Restate word for word the lines in the listing below, starting at the line containing "if (lane == 0)" and ending at the line containing "const T* bk", both included; leave out the rest.

(Data for analysis)

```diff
+      "wgmma.mma_async.sync.aligned.m64n128k8.f32.tf32.tf32 {%0,%1,%2,%3,%4,%5,%6,%7,%8,%9,%10,%11,%12,%13,%14,%15,%16,%17,%18,%19,%20,%21,%22,%23,%24,%25,%26,%27,%28,%29,%30,%31,%32,%33,%34,%35,%36,%37,%38,%39,%40,%41,%42,%43,%44,%45,%46,%47,%48,%49,%50,%51,%52,%53,%54,%55,%56,%57,%58,%59,%60,%61,%62,%63}, {%64,%65,%66,%67}, %68, p, 1, 1;\n\t}"
       : "+f"(d[0]), "+f"(d[1]), "+f"(d[2]), "+f"(d[3]), "+f"(d[4]), "+f"(d[5]), "+f"(d[6]), "+f"(d[7]), "+f"(d[8]), "+f"(d[9]), "+f"(d[10]), "+f"(d[11]), "+f"(d[12]), "+f"(d[13]), "+f"(d[14]), "+f"(d[15]), "+f"(d[16]), "+f"(d[17]), "+f"(d[18]), "+f"(d[19]), "+f"(d[20]), "+f"(d[21]), "+f"(d[22]), "+f"(d[23]), "+f"(d[24]), "+f"(d[25]), "+f"(d[26]), "+f"(d[27]), "+f"(d[28]), "+f"(d[29]), "+f"(d[30]), "+f"(d[31]), "+f"(d[32]), "+f"(d[33]), "+f"(d[34]), "+f"(d[35]), "+f"(d[36]), "+f"(d[37]), "+f"(d[38]), "+f"(d[39]), "+f"(d[40]), "+f"(d[41]), "+f"(d[42]), "+f"(d[43]), "+f"(d[44]), "+f"(d[45]), "+f"(d[46]), "+f"(d[47]), "+f"(d[48]), "+f"(d[49]), "+f"(d[50]), "+f"(d[51]), "+f"(d[52]), "+f"(d[53]), "+f"(d[54]), "+f"(d[55]), "+f"(d[56]), "+f"(d[57]), "+f"(d[58]), "+f"(d[59]), "+f"(d[60]), "+f"(d[61]), "+f"(d[62]), "+f"(d[63])
-      : "l"(da), "l"(db), "r"(scale_d));
+      : "r"(a[0]), "r"(a[1]), "r"(a[2]), "r"(a[3]), "l"(db), "r"(scale_d));
 }
-__device__ __forceinline__ void wgmma_tf32_n48(float (&d)[24], uint64_t da, uint64_t db, uint32_t scale_d) {
+__device__ __forceinline__ void wgmma_tf32_n48_rs(float (&d)[24], const uint32_t (&a)[4], uint64_t db, uint32_t scale_d) {
   asm volatile(
-      "{\n\t.reg .pred p;\n\tsetp.ne.b32 p, %26, 0;\n\t"
-      "wgmma.mma_async.sync.aligned.m64n48k8.f32.tf32.tf32 {%0,%1,%2,%3,%4,%5,%6,%7,%8,%9,%10,%11,%12,%13,%14,%15,%16,%17,%18,%19,%20,%21,%22,%23}, %24, %25, p, 1, 1;\n\t}"
+      "{\n\t.reg .pred p;\n\tsetp.ne.b32 p, %29, 0;\n\t"
+      "wgmma.mma_async.sync.aligned.m64n48k8.f32.tf32.tf32 {%0,%1,%2,%3,%4,%5,%6,%7,%8,%9,%10,%11,%12,%13,%14,%15,%16,%17,%18,%19,%20,%21,%22,%23}, {%24,%25,%26,%27}, %28, p, 1, 1;\n\t}"
       : "+f"(d[0]), "+f"(d[1]), "+f"(d[2]), "+f"(d[3]), "+f"(d[4]), "+f"(d[5]), "+f"(d[6]), "+f"(d[7]), "+f"(d[8]), "+f"(d[9]), "+f"(d[10]), "+f"(d[11]), "+f"(d[12]), "+f"(d[13]), "+f"(d[14]), "+f"(d[15]), "+f"(d[16]), "+f"(d[17]), "+f"(d[18]), "+f"(d[19]), "+f"(d[20]), "+f"(d[21]), "+f"(d[22]), "+f"(d[23])
-      : "l"(da), "l"(db), "r"(scale_d));
+      : "r"(a[0]), "r"(a[1]), "r"(a[2]), "r"(a[3]), "l"(db), "r"(scale_d));
+}
+template <int K> __device__ __forceinline__ void reg_fence(uint32_t (&r)[K][4]) {
+#pragma unroll
+  for (int k = 0; k < K; ++k)
+#pragma unroll
+    for (int i = 0; i < 4; ++i) asm volatile("" : "+r"(r[k][i])::"memory");
 }
 
 __device__ __forceinline__ uint32_t rna_tf32(float x) { return (__float_as_uint(x) + 0x1000u) & TF32_MASK; }
```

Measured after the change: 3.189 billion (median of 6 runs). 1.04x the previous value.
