# bcc-research/CFMMRouter.jl

Measured on AMD Instinct MI355X. Metric: find_arb! pools/sec + route! wall-clock, 1M-pool arbitrage, 1/2/4/8 GPU, higher is better.
Workload: dtype f64; 1 GPU; config3: 1M mixed ProductTwoCoin + GeometricMeanTwoCoin pools (500k each), 256 tokens, LinearNonnegative arbitrage; pools_per_gpu=1000000, pools_total=1000000, variant=materialising, full=False

## Files before the change

### cfmmrouter.jl_amd/csrc/sweep_core.h

```cpp
#pragma once

#include "granule.h"
#include "ops_two_coin.h"
#include "ops_univ3.h"

#include <type_traits>

namespace cfmm {

typedef double d2v __attribute__((ext_vector_type(2)));
__device__ __forceinline__ void store_pair(double2* dst, double x, double y, int nt)
{
    d2v val = {x, y};
    if (nt) asm volatile("global_store_dwordx4 %0, %1, off nt\n\ts_nop 1" : : "v"(dst), "v"(val) : "memory");
    else asm volatile("global_store_dwordx4 %0, %1, off sc1\n\ts_nop 1" : : "v"(dst), "v"(val) : "memory");
}
__device__ __forceinline__ void store_pair_at(double2* base, uint32_t i, double x, double y)
{
    d2v val = {x, y};
    asm volatile("s_nop 4\n\tglobal_store_dwordx4 %0, %1, %2 sc1\n\ts_nop 1" : : "v"(i * 16u), "v"(val), "s"(base) : "memory");
}

__device__ __forceinline__ void store_row(double* dst, double x)
{
    asm volatile("global_store_dwordx2 %0, %1, off sc1" : : "v"(dst), "v"(x) : "memory");
}

struct SweepLds {
    double2* vy;
    double2* gtab;
    double* lv;
    double* bins;
    double* wsum;
    double* flags;
    double* my_bins;
};

template <int BLOCK, bool GBINS>
__device__ __forceinline__ SweepLds carve_lds(const SweepArgs& a)
{
    extern __shared__ __attribute__((aligned(16))) double lds[];
    SweepLds L;
    if constexpr (GBINS) {
        L.vy = nullptr;
        L.gtab = nullptr;
        L.lv = L.bins = L.my_bins = L.flags = nullptr;
        L.wsum = lds;
        return L;
    }
    L.vy = reinterpret_cast<double2*>(lds);
    L.gtab = reinterpret_cast<double2*>(lds + ((size_t)a.n_pad << (a.v_shift - 3)));
    L.lv = reinterpret_cast<double*>(L.gtab + a.gtab_n);
    L.bins = L.lv + (a.need_logv ? a.n_pad : 0);
    L.wsum = L.bins + (size_t)a.copies * a.n_pad;
    L.flags = L.wsum + BLOCK / 64;
    L.my_bins = L.bins + (size_t)(a.copies == 1 ? 0 : (threadIdx.x >> 6)) * a.n_pad;
    return L;
}

__device__ __forceinline__ int wait_armed(const SweepArgs& a)
{
    const long long t0 = (long long)wall_clock64();
    for (;;) {
        const unsigned long long w = __hip_atomic_load(a.arm_word, __ATOMIC_RELAXED, __HIP_MEMORY_SCOPE_SYSTEM);
        if (w == a.arm_seq) return 1;
        if ((w & ~kArmCancel) > a.arm_seq || w == (a.arm_seq | kArmCancel)) return 0;
        if ((long long)wall_clock64() - t0 > a.arm_timeout) return -1;
        __builtin_amdgcn_s_sleep(1);
    }
}
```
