template <typename T, int OP, int TM, int NW>
__device__ __forceinline__ void gemm_body(const GemmArgs& g, const int lin ,
                                          unsigned char* lds) {
    constexpr int LA = (OP == OP_LAUUM) ? KM : MK;
    constexpr int LB = (OP == OP_TRTRI_T || OP == OP_TRTRI_W || OP == OP_LAUUM || OP == OP_PRED_V || OP == OP_VG_G || OP == OP_HESS_G) ? KM : MK;
    constexpr int NT = NW * 64;
    constexpr int LD = TM + 16;
    constexpr int WTM = TM / (NW / 2), WTN = TM / 2;
    constexpr int MIM = WTM / 16, MIN = WTN / 16;
    constexpr int EPT = TM * KT / NT;
    T* As = (T*)lds;
    T* Bs = As + 2 * KT * LD;

    int lin_ = lin;
    if constexpr (OP == OP_TRTRI_T || OP == OP_TRTRI_W || OP == OP_LAUUM) {
        if (g.q < 4 && !g.skipq && ((lin >> 8) & 1)) {
            const int base = lin & ~255, nblk = (int)gridDim.x;
            const int top = base + 255 < nblk ? base + 255 : nblk - 1;
            lin_ = top - (lin - base);
        }
    }
    const int k = lin_ % g.q;
    const int bid = lin_ / g.q;
    const T* Ab = (const T*)g.A + (size_t)k * g.sA;
    const T* Bb = (const T*)g.B + (size_t)k * g.sB;
    T* Cb = (T*)g.C + (size_t)k * g.sC;

    const T* A0; const T* B0; T* Ct;
    ptrdiff_t dA, dB;
    int nkt;
    double alpha = 1.0;
    bool accumulate = false;
    bool tri_b = false;
    if constexpr (OP == OP_SYRK) {
        constexpr int SB = 8;
        int t = bid + g.t0, r;
        int i0 = 0;
        for (;;) {
            const int rows = g.nb - g.p2 - i0 < SB ? g.nb - g.p2 - i0 : SB;
            int cnt = 0;
            for (int i = i0; i < i0 + rows; ++i) cnt += (i < g.p3 - g.p2 ? i : g.p3 - g.p2 - 1) + 1;
            if (t < cnt) break;
            t -= cnt;
            i0 += SB;
        }
        const int rows = g.nb - g.p2 - i0 < SB ? g.nb - g.p2 - i0 : SB;
        int j = 0;
        for (;;) {
            const int lo = j > i0 ? j : i0;
            const int cnt = i0 + rows - lo;
            if (t < cnt) { r = g.p2 + lo + t; break; }
            t -= cnt;
            ++j;
        }
        const int c = g.p2 + j;
        A0 = Ab + (size_t)r * TM * g.ldA + (size_t)g.p0 * TM; dA = TM;
        B0 = Bb + (size_t)c * TM * g.ldB + (size_t)g.p0 * TM; dB = TM;
        nkt = g.p1 - g.p0;
        Ct = Cb + (size_t)r * TM * g.ldC + (size_t)c * TM;
        alpha = -1.0; accumulate = true;
    } else if constexpr (OP == OP_TRTRI_T || OP == OP_TRTRI_W) {
        const int mb = g.p0;
        const int npair = g.p1;
        const int pr = g.p2 + bid % npair, rem = bid / npair;
        int rl, cl;
        if constexpr (OP == OP_TRTRI_T) { cl = rem / mb; rl = rem - cl * mb; }
        else { rl = mb - 1 - rem / mb; cl = rem % mb; }
        const int C0 = 2 * pr * mb, R0 = C0 + mb;
        if (R0 + rl >= g.nb) return;
        if constexpr (OP == OP_TRTRI_T) {
            A0 = Ab + (size_t)(R0 + rl) * TM * g.ldA + (size_t)(C0 + mb - 1) * TM; dA = -(ptrdiff_t)TM;
            B0 = Bb + (size_t)(C0 + mb - 1) * TM * g.ldB + (size_t)(C0 + cl) * TM; dB = -(ptrdiff_t)TM * g.ldB;
            nkt = mb - cl;
        } else {
            A0 = Ab + (size_t)(R0 + rl) * TM * g.ldA + (size_t)R0 * TM; dA = TM;
            B0 = Bb + (size_t)R0 * TM * g.ldB + (size_t)(C0 + cl) * TM; dB = (ptrdiff_t)TM * g.ldB;
            nkt = rl + 1;
            alpha = -1.0;
        }
        Ct = Cb + (size_t)(R0 + rl) * TM * g.ldC + (size_t)(C0 + cl) * TM;
    } else if constexpr (OP == OP_LAUUM) {
        int r, c;
        tri_decode(bid, r, c);
        A0 = Ab + (size_t)(g.nb - 1) * TM * g.ldA + (size_t)r * TM; dA = -(ptrdiff_t)TM * g.ldA;
        B0 = Bb + (size_t)(g.nb - 1) * TM * g.ldB + (size_t)c * TM; dB = -(ptrdiff_t)TM * g.ldB;
        nkt = g.nb - r;
        tri_b = r == c;
        Ct = Cb + (size_t)r * TM * g.ldC + (size_t)c * TM;
    } else if constexpr (OP == OP_PRED_COV) {
        int r, c;
        tri_decode(bid, r, c);
        A0 = Ab + (size_t)r * TM * g.ldA; dA = TM;
        B0 = Bb + (size_t)c * TM * g.ldB; dB = TM;
        nkt = g.p0;
        Ct = Cb + (size_t)r * TM * g.ldC + (size_t)c * TM;
        accumulate = true;
    } else if constexpr (OP == OP_VR) {
        const int ct = bid % g.p1, rt = bid / g.p1;
        A0 = Ab + (size_t)rt * TM * g.ldA; dA = TM;
        B0 = Bb + (size_t)ct * TM * g.ldB; dB = TM;
        nkt = g.p0;
        Ct = Cb;
    } else if constexpr (OP == OP_VG_P) {
        const int rt = bid % g.p1, ct = bid / g.p1;
        A0 = Ab + (size_t)ct * TM * g.ldA; dA = TM;
        B0 = Bb + (size_t)rt * TM * g.ldB; dB = TM;
        nkt = g.p0;
        Ct = Cb + (size_t)ct * TM * g.ldC + (size_t)rt * TM;
    } else if constexpr (OP == OP_VG_G || OP == OP_HESS_G) {
        const int c = bid / g.p0, m = bid % g.p0;
        A0 = Ab + (size_t)m * TM * g.ldA; dA = TM;
        B0 = Bb + (size_t)c * TM; dB = (ptrdiff_t)TM * g.ldB;
        nkt = g.p1;
        Ct = Cb + (size_t)m * TM * g.ldC + (size_t)c * TM;
    } else if constexpr (OP == OP_PRED_V) {
        const int c = bid / g.p0, m = bid % g.p0;
        A0 = Ab + (size_t)m * TM * g.ldA + (size_t)(g.nb - 1) * TM; dA = -(ptrdiff_t)TM;
        B0 = Bb + (size_t)(g.nb - 1) * TM * g.ldB + (size_t)c * TM; dB = -(ptrdiff_t)TM * g.ldB;
        nkt = g.nb - c;
        Ct = Cb + (size_t)m * TM * g.ldC + (size_t)c * TM;
    } else {
        const int r = g.nb - 1 - bid / g.p0, m = bid % g.p0;
        A0 = Ab + (size_t)m * TM * g.ldA; dA = TM;
        B0 = Bb + (size_t)r * TM * g.ldB; dB = TM;
        nkt = r + 1;
        Ct = Cb + (size_t)m * TM * g.ldC + (size_t)r * TM;
    }

    const int tid = body_tid();
    const int lane = tid & 63;
    const int wave = __builtin_amdgcn_readfirstlane(tid >> 6);
    const int wm0 = (wave >> 1) * WTM, wn0 = (wave & 1) * WTN;
    typedef typename Mfma<T>::acc_t acc_t;
    acc_t acc[MIM][MIN];
    const __amdgpu_buffer_rsrc_t crs = tile_rsrc(Ct);
    const unsigned cvoff = (unsigned)(Mfma<T>::lane_row(lane) * g.ldC + (lane & 15)) * (unsigned)sizeof(T);
    auto c_soff = [&](int i, int e) -> unsigned {
        return (unsigned)((wm0 + i * 16 + Mfma<T>::reg_row(e)) * g.ldC + wn0) * (unsigned)sizeof(T);
    };
    constexpr bool PRELOAD_C = (OP == OP_SYRK);
#pragma unroll
    for (int i = 0; i < MIM; ++i)
#pragma unroll
        for (int j = 0; j < MIN; ++j)
#pragma unroll
            for (int e = 0; e < 4; ++e) {
                if constexpr (PRELOAD_C) {
                    acc[i][j][e] = BufIo<T>::load(crs, cvoff + j * 16 * (unsigned)sizeof(T), c_soff(i, e));
                } else {
                    acc[i][j][e] = 0;
                }
            }

    constexpr int SPT = TM / KT;
    const int nst = nkt * SPT;
    unsigned long long clk0 = 0, rt0 = 0;
    if constexpr (OP == OP_LAUUM || OP == OP_SYRK) {
        if (g.clk && lin == 0 && wave == 0) { clk0 = __builtin_amdgcn_s_memtime(); rt0 = __builtin_amdgcn_s_memrealtime(); }
    }
    constexpr bool HAS_TRI = OP != OP_SYRK && OP != OP_PRED_COV && OP != OP_VR && OP != OP_VG_P && OP != OP_VG_G && OP != OP_HESS_G;
    const int tri_first = HAS_TRI ? (nkt - 1) * SPT : nst;
    int dead_lo = nst, dead_hi = nst;
    if constexpr (OP == OP_LAUUM) { dead_lo = tri_first; dead_hi = tri_first + (tri_b && wn0 > wm0 ? wn0 : wm0) / KT; }
    else if constexpr (OP == OP_TRTRI_T || OP == OP_PRED_V) { dead_lo = tri_first; dead_hi = tri_first + wn0 / KT; }
    else if constexpr (OP == OP_TRTRI_W) dead_lo = tri_first + (wm0 + WTM) / KT;
    else if constexpr (OP == OP_PRED_U) dead_lo = tri_first + (wn0 + WTN) / KT;
    auto wave_live = [&](int sg) { return !HAS_TRI || sg < dead_lo || sg >= dead_hi; };
    constexpr bool ROWS_A = LA == MK && sizeof(T) == 8, ROWS_B = LB == MK && sizeof(T) == 8;
    static_assert(TM * LDK <= KT * LD, "the row image fits the stage buffer");
    auto put_a = [&](T* S, const T (&reg)[EPT]) {
        if constexpr (ROWS_A) store_stage_rows<TM, NT>((double*)S, (const double (&)[EPT])reg, tid);
        else store_stage<T, LA, TM, NT>(S, reg, tid);
    };
    auto put_b = [&](T* S, const T (&reg)[EPT]) {
        if constexpr (ROWS_B) store_stage_rows<TM, NT>((double*)S, (const double (&)[EPT])reg, tid);
        else store_stage<T, LB, TM, NT>(S, reg, tid);
    };
    auto compute_stage = [&](int buf) {
        const T* as = As + buf * KT * LD;
        const T* bs = Bs + buf * KT * LD;
        const int l15 = lane & 15;
#pragma unroll
        for (int kk = 0; kk < KT / 4; ++kk) {
            const int krow = (kk * 4 + (lane >> 4)) * LD;
            const int kcol = kk * 4 + (lane >> 4);
            T af[MIM], bf[MIN];
#pragma unroll
            for (int i = 0; i < MIM; ++i) {
                const T v = ROWS_A ? as[(wm0 + i * 16 + l15) * LDK + kcol] : as[krow + wm0 + swz_col<T>(i * 16, l15, kk)];
                af[i] = PRELOAD_C ? -v : v;
            }
#pragma unroll
            for (int j = 0; j < MIN; ++j)
                bf[j] = ROWS_B ? bs[(wn0 + j * 16 + l15) * LDK + kcol] : bs[krow + wn0 + swz_col<T>(j * 16, l15, kk)];
#pragma unroll
            for (int i = 0; i < MIM; ++i)
#pragma unroll
                for (int j = 0; j < MIN; ++j) acc[i][j] = Mfma<T>::run(af[i], bf[j], acc[i][j]);
        }
    };
    bool done = false;
    if constexpr (TM == 64) {
        if (nkt == 1) {
            T pa[SPT][EPT], pb[SPT][EPT];
#pragma unroll
            for (int s = 0; s < SPT; ++s) {
                load_stage<T, LA, TM, NT>(A0, g.ldA, s * KT, pa[s], tid);
                load_stage<T, LB, TM, NT>(B0, g.ldB, s * KT, pb[s], tid);
            }
#pragma unroll
            for (int s = 0; s < SPT; ++s) {
                put_a(As + (s & 1) * KT * LD, pa[s]);
                put_b(Bs + (s & 1) * KT * LD, pb[s]);
                __syncthreads();
                if (wave_live(s)) compute_stage(s & 1);
            }
            done = true;
        }
    }
    if (!done) {
        constexpr int PF = OP != OP_SYRK && TM == 64 && sizeof(T) == 4 ? 4 : 2;
        constexpr int NPC = EPT * (int)sizeof(T) / 16;
        constexpr bool COUNTED = PF == 2 && (NPC == 1 || NPC == 2 || NPC == 4) && !PRELOAD_C;
        if constexpr (COUNTED) {
            typedef typename Piece<T>::v pc_t;
            constexpr int NL = 2 * NPC;
            pc_t qa[PF][NPC], qb[PF][NPC];
            auto put_ap = [&](T* S, const pc_t (&reg)[NPC]) {
                if constexpr (ROWS_A) store_stage_rows_p<TM, NT>((double*)S, (const Piece<double>::v (&)[NPC])reg, tid);
                else store_stage_p<T, LA, TM, NT>(S, reg, tid);
            };
            auto put_bp = [&](T* S, const pc_t (&reg)[NPC]) {
                if constexpr (ROWS_B) store_stage_rows_p<TM, NT>((double*)S, (const Piece<double>::v (&)[NPC])reg, tid);
                else store_stage_p<T, LB, TM, NT>(S, reg, tid);
            };
            const unsigned voffA = stage_lane_offset<T, LA, TM, NT>(g.ldA, tid), voffB = stage_lane_offset<T, LB, TM, NT>(g.ldB, tid);
            static_assert(SPT % PF == 0 && SPT >= 2 * PF, "stage count of a k tile");
#pragma unroll
            for (int h = 0; h < PF; ++h) {
                const int kt = h / SPT, ks = (h % SPT) * KT;
                load_stage_p<T, LA, TM, NT>(A0 + (ptrdiff_t)kt * dA, g.ldA, ks, qa[h], voffA);
                load_stage_p<T, LB, TM, NT>(B0 + (ptrdiff_t)kt * dB, g.ldB, ks, qb[h], voffB);
            }
            int s = 0;
            for (; s + 2 * PF <= nst; s += PF) {
#pragma unroll
                for (int h = 0; h < PF; ++h) {
                    const int buf = (PF & 1) ? ((s + h) & 1) : (h & 1);
                    vm_wait_set<(PF - 1) * NL>(qa[h], qb[h]);
                    put_ap(As + buf * KT * LD, qa[h]);
                    put_bp(Bs + buf * KT * LD, qb[h]);
                    __syncthreads();
                    const int kt = (s + h + PF) / SPT, ks = ((s + h + PF) % SPT) * KT;
                    load_stage_p<T, LA, TM, NT>(A0 + (ptrdiff_t)kt * dA, g.ldA, ks, qa[h], voffA);
                    load_stage_p<T, LB, TM, NT>(B0 + (ptrdiff_t)kt * dB, g.ldB, ks, qb[h], voffB);
                    if (wave_live(s + h)) compute_stage(buf);
                }
            }
#pragma unroll
            for (int h = 0; h < PF; ++h) {
                const int buf = (PF & 1) ? ((s + h) & 1) : (h & 1);
                vm_wait_set<0>(qa[h], qb[h]);
                put_ap(As + buf * KT * LD, qa[h]);
                put_bp(Bs + buf * KT * LD, qb[h]);
                __syncthreads();
                if (wave_live(s + h)) compute_stage(buf);
            }
        } else {
            T ra[PF][EPT], rb[PF][EPT];
            const unsigned uoffA = stage_lane_offset<T, LA, TM, NT>(g.ldA, tid), uoffB = stage_lane_offset<T, LB, TM, NT>(g.ldB, tid);
#pragma unroll
            for (int h = 0; h < PF; ++h) {
                if (h < nst) {
                    const int kt = h / SPT, ks = (h % SPT) * KT;
                    load_stage_u<T, LA, TM, NT>(A0 + (ptrdiff_t)kt * dA, g.ldA, ks, ra[h], uoffA);
                    load_stage_u<T, LB, TM, NT>(B0 + (ptrdiff_t)kt * dB, g.ldB, ks, rb[h], uoffB);
                }
            }
            for (int s = 0; s < nst; s += PF) {
#pragma unroll
                for (int h = 0; h < PF; ++h) {
                    if (s + h < nst) {
                        const int buf = (PF & 1) ? ((s + h) & 1) : (h & 1);
                        put_a(As + buf * KT * LD, ra[h]);
                        put_b(Bs + buf * KT * LD, rb[h]);
                        __syncthreads();
                        if (s + h + PF < nst) {
                            const int kt = (s + h + PF) / SPT, ks = ((s + h + PF) % SPT) * KT;
                            load_stage_u<T, LA, TM, NT>(A0 + (ptrdiff_t)kt * dA, g.ldA, ks, ra[h], uoffA);
                            load_stage_u<T, LB, TM, NT>(B0 + (ptrdiff_t)kt * dB, g.ldB, ks, rb[h], uoffB);
                        }
                        if (wave_live(s + h)) compute_stage(buf);
                    }
                }
            }
        }
    }
    if constexpr (OP == OP_VR) {
        const int ct = bid % g.p1, rt = bid / g.p1;
        if (g.kern == 0) vr_epilogue<T, 0, TM, MIM, MIN>(g, acc, k, rt, ct, tid, wm0, wn0, lds);
        else if (g.kern == 1) vr_epilogue<T, 1, TM, MIM, MIN>(g, acc, k, rt, ct, tid, wm0, wn0, lds);
        else vr_epilogue<T, 2, TM, MIM, MIN>(g, acc, k, rt, ct, tid, wm0, wn0, lds);
        return;
    }
    if constexpr (OP == OP_PRED_COV) alpha = -g.theta[(size_t)k * g.p1 + g.p2];
#pragma unroll
    for (int mi = 0; mi < MIM; ++mi)
#pragma unroll
        for (int ni = 0; ni < MIN; ++ni)
#pragma unroll
            for (int e = 0; e < 4; ++e) {
                const unsigned dvoff = cvoff + ni * 16 * (unsigned)sizeof(T), dsoff = c_soff(mi, e);
                if constexpr (OP == OP_SYRK && TM == 128) {
                    if (g.skipq && bid + g.t0 == 0 && wm0 + mi * 16 + Mfma<T>::row(lane, e) < TS && wn0 + ni * 16 + (lane & 15) < TS)
                        continue;
                }
                if constexpr (PRELOAD_C) {
                    BufIo<T>::store((T)acc[mi][ni][e], crs, dvoff, dsoff);
                } else {
                    double v = alpha * (double)acc[mi][ni][e];
                    if (accumulate) v += (double)BufIo<T>::load(crs, dvoff, dsoff);
                    BufIo<T>::store((T)v, crs, dvoff, dsoff);
                }
            }
    if constexpr (OP == OP_LAUUM || OP == OP_SYRK) {
        if (g.clk && lin == 0 && wave == 0) {
            const unsigned long long c1 = __builtin_amdgcn_s_memtime() - clk0, r1 = __builtin_amdgcn_s_memrealtime() - rt0;
            if (lane == 0) { g.clk[0] = c1; g.clk[1] = r1; }
        }
    }
    if constexpr (OP == OP_LAUUM && TM == 128) {
        if (g.part) {
            __syncthreads();
            double* bsh = (double*)lds;
            double* p1s = bsh + 256;
            double* p2s = p1s + 256;
            int r, c;
            tri_decode(bid, r, c);
            const T* bk = (const T*)g.bvec + (size_t)k * g.ldC;
            if (tid < 256) bsh[tid] = (double)bk[(size_t)(tid < 128 ? r : c) * 128 + (tid & 127)];
            __syncthreads();
            const int l15 = lane & 15;
            double s2[MIN];
#pragma unroll
            for (int j = 0; j < MIN; ++j) s2[j] = 0.0;
#pragma unroll
            for (int i = 0; i < MIM; ++i)
#pragma unroll
                for (int e = 0; e < 4; ++e) {
                    const int row = wm0 + i * 16 + Mfma<T>::row(lane, e);
                    const double br = bsh[row];
                    double s1 = 0.0;
#pragma unroll
                    for (int j = 0; j < MIN; ++j) {
                        const double v = (double)acc[i][j][e];
                        s1 = fma(v, bsh[128 + wn0 + j * 16 + l15], s1);
                        s2[j] = fma(v, br, s2[j]);
                    }
                    s1 += __shfl_xor(s1, 1);
                    s1 += __shfl_xor(s1, 2);
                    s1 += __shfl_xor(s1, 4);
                    s1 += __shfl_xor(s1, 8);
                    if (l15 == 0) p1s[(wave & 1) * 128 + row] = s1;
                }
#pragma unroll
            for (int j = 0; j < MIN; ++j) {
                double v = s2[j];
                v += __shfl_xor(v, 16);
                v += __shfl_xor(v, 32);
                if ((lane >> 4) == 0) p2s[(wave >> 1) * 128 + wn0 + j * 16 + l15] = v;
            }
            __syncthreads();
            double* pt = g.part + ((size_t)k * (g.nb * (g.nb + 1) / 2) + bid) * 256;
            if (tid < 128) pt[tid] = p1s[tid] + p1s[128 + tid];
            else if (tid < 256) {
                const int cc = tid - 128;
                pt[128 + cc] = (p2s[cc] + p2s[128 + cc]) + (p2s[256 + cc] + p2s[384 + cc]);
            }
        }
    }
}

(End Data for analysis)

| Answer section |
            if (lane == 0) { g.clk[0] = c1; g.clk[1] = r1; }
        }
    }
    if constexpr (OP == OP_LAUUM && TM == 128) {
        if (g.part) {
            __syncthreads();
            double* bsh = (double*)lds;
            double* p1s = bsh + 256;
            double* p2s = p1s + 256;
            int r, c;
            tri_decode(bid, r, c);
            const T* bk = (const T*)g.bvec + (size_t)k * g.ldC;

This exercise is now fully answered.